=== PROBLEM TO WORK ON ===
Please write out exactly the lines of the data below from the line holding "unsigned long long* blk_mask, uint32_t*" through the line holding "hipError_t count_distinct_u64(uint64_t* keys, uint64_t", and leave out the rest.
[Opening DATA SHOWN section]
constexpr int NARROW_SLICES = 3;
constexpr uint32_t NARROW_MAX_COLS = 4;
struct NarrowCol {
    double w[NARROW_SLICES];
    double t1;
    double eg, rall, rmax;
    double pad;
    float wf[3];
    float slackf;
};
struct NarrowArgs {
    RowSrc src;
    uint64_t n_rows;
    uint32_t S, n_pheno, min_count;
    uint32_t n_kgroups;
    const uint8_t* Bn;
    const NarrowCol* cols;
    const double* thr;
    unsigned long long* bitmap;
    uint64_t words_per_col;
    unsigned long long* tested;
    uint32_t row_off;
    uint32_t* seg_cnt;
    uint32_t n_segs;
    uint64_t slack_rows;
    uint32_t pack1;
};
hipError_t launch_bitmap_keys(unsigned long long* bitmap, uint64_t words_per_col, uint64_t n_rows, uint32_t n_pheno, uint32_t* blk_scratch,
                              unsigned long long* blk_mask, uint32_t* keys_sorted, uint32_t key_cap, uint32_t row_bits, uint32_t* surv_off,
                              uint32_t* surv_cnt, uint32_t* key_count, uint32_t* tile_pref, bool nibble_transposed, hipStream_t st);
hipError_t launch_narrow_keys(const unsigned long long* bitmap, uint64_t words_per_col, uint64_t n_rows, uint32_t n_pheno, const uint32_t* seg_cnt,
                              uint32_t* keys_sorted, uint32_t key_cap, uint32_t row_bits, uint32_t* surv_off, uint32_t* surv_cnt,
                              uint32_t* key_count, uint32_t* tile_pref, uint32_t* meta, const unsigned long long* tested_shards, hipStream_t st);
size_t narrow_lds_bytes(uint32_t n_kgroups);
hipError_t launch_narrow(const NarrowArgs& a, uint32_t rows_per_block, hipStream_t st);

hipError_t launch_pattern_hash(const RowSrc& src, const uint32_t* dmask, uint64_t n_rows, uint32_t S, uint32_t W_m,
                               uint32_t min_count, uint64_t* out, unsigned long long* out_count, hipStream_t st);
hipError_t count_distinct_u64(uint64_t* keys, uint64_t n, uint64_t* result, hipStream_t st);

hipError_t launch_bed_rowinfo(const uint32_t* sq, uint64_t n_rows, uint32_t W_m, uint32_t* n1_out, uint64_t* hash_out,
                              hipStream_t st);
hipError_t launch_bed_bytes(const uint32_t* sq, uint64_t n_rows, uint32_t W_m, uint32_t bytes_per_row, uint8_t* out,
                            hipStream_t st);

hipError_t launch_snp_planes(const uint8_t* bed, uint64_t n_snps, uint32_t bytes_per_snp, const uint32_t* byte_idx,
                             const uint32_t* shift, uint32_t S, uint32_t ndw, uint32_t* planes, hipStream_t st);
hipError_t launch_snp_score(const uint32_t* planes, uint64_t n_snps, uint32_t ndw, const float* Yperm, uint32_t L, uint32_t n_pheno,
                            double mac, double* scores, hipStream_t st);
[Closing DATA SHOWN section]
=== ANSWER SECTION ===
                              unsigned long long* blk_mask, uint32_t* keys_sorted, uint32_t key_cap, uint32_t row_bits, uint32_t* surv_off,
                              uint32_t* surv_cnt, uint32_t* key_count, uint32_t* tile_pref, bool nibble_transposed, hipStream_t st);
hipError_t launch_narrow_keys(const unsigned long long* bitmap, uint64_t words_per_col, uint64_t n_rows, uint32_t n_pheno, const uint32_t* seg_cnt,
                              uint32_t* keys_sorted, uint32_t key_cap, uint32_t row_bits, uint32_t* surv_off, uint32_t* surv_cnt,
                              uint32_t* key_count, uint32_t* tile_pref, uint32_t* meta, const unsigned long long* tested_shards, hipStream_t st);
size_t narrow_lds_bytes(uint32_t n_kgroups);
hipError_t launch_narrow(const NarrowArgs& a, uint32_t rows_per_block, hipStream_t st);

hipError_t launch_pattern_hash(const RowSrc& src, const uint32_t* dmask, uint64_t n_rows, uint32_t S, uint32_t W_m,
                               uint32_t min_count, uint64_t* out, unsigned long long* out_count, hipStream_t st);
hipError_t count_distinct_u64(uint64_t* keys, uint64_t n, uint64_t* result, hipStream_t st);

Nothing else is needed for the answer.